What you have to do:
Read the records below and copy each line that contains "image".

Information given:

@@ -412,18 +412,16 @@
 typedef __attribute__((__vector_size__(4 * sizeof(unsigned)))) unsigned u32x4_dbg;
 template <bool KS, int NT_>
 struct BigFrag {
-  uint32_t off[KS ? 2 * NT_ : 2];
+  uint32_t off[2];
   __device__ __forceinline__ void init(int first, int lane) {
     if (KS) {
       const int g = lane >> 4, i = lane & 15, q = i >> 2, p = i & 3;
 #pragma unroll
-      for (int t = 0; t < NT_; ++t)
-#pragma unroll
-        for (int s = 0; s < 2; ++s) {
-          const int krow = 8 * g + 4 * s + q;
-          const int ch = (first + t) * 2 + (p >> 1);
-          off[t * 2 + s] = (uint32_t)(512 * krow + 16 * (ch ^ swz_ks(krow)) + 8 * (p & 1));
-        }
+      for (int s = 0; s < 2; ++s) {
+        const int krow = 8 * g + 4 * s + q;
+        const int ch = first * 2 + (p >> 1);
+        off[s] = (uint32_t)(512 * krow + 16 * (ch ^ swz_ks(krow)) + 8 * (p & 1));
+      }
     } else {
       const int row = first * 16 + (lane & 15);
 #pragma unroll
@@ -438,8 +436,8 @@
     return __builtin_bit_cast(bf16x8, v);
 #endif
     if (KS) {
-      const s16x4 lo = lds_read_tr16(image + off[t * 2 + 0] + kk * 32 * 512);
-      const s16x4 hi = lds_read_tr16(image + off[t * 2 + 1] + kk * 32 * 512);
+      const s16x4 lo = lds_read_tr16(image + (off[0] ^ (uint32_t)(32 * t)) + kk * 32 * 512);
+      const s16x4 hi = lds_read_tr16(image + (off[1] ^ (uint32_t)(32 * t)) + kk * 32 * 512);
       s16x8 v = {lo[0], lo[1], lo[2], lo[3], hi[0], hi[1], hi[2], hi[3]};
       return __builtin_bit_cast(bf16x8, v);
     } else {
@@ -448,39 +446,57 @@
   }
 };
 
-template <int S, int PF, int NA, int NB>
-__device__ __forceinline__ void mma_sched_steps() {
-  constexpr int reads = (S + PF < 16 ? NA : 0) + (S >= 4 && S < 8 ? NB : 0);
-  if constexpr (reads > 0) __builtin_amdgcn_sched_group_barrier(0x100, reads, 0);
-  __builtin_amdgcn_sched_group_barrier(0x008, 4, 0);
-  if constexpr (S + 1 < 16) mma_sched_steps<S + 1, PF, NA, NB>();
+#ifdef XVIT_DEBUG_NO_LDSREAD
+#define XVIT_MFMA_PAD "s_nop 1\n\t"
+#else
+#define XVIT_MFMA_PAD ""
+#endif
+__device__ __forceinline__ void big_mfma(f32x4& acc, const bf16x8& a, const bf16x8& b) {
+  asm volatile(XVIT_MFMA_PAD "v_mfma_f32_16x16x32_bf16 %0, %1, %2, %0" : "+a"(acc) : "v"(a), "v"(b));
+}
+__device__ __forceinline__ void big_acc_fence(f32x4 (&acc)[2][8][4]) {
+  asm volatile("s_nop 11");
+#pragma unroll
+  for (int h = 0; h < 2; ++h)
+#pragma unroll
+    for (int i = 0; i < 8; ++i)
+#pragma unroll
+      for (int j = 0; j < 4; ++j) asm volatile("" : "+a"(acc[h][i][j]));
 }
 
 template <bool A_KS, bool B_KS>
-__device__ __forceinline__ void big_tile_mma(const XVIT_LDS char* sa, const XVIT_LDS char* sb, const BigFrag<A_KS, 8>& fa, const BigFrag<B_KS, 4>& fb,
-                                             f32x4 (&acc)[8][4], const BigLoader<A_KS>& la, const BigLoader<B_KS>& lb, __amdgpu_buffer_rsrc_t ra,
-                                             __amdgpu_buffer_rsrc_t rb, XVIT_LDS char* nxt, int wave, uint32_t soff_a, uint32_t soff_b) {
+__device__ __forceinline__ void big_tile_mma(const XVIT_LDS char* sa, const XVIT_LDS char* sb, const BigFrag<A_KS, 8>& fa, const BigFrag<B_KS, 8>& fb,
+                                             f32x4 (&acc)[2][8][4], bf16x8 (&b0)[8], bf16x8 (&a01)[2], const BigLoader<A_KS>& la,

Expected answer:
-      const s16x4 lo = lds_read_tr16(image + off[t * 2 + 0] + kk * 32 * 512);
-      const s16x4 hi = lds_read_tr16(image + off[t * 2 + 1] + kk * 32 * 512);
+      const s16x4 lo = lds_read_tr16(image + (off[0] ^ (uint32_t)(32 * t)) + kk * 32 * 512);
+      const s16x4 hi = lds_read_tr16(image + (off[1] ^ (uint32_t)(32 * t)) + kk * 32 * 512);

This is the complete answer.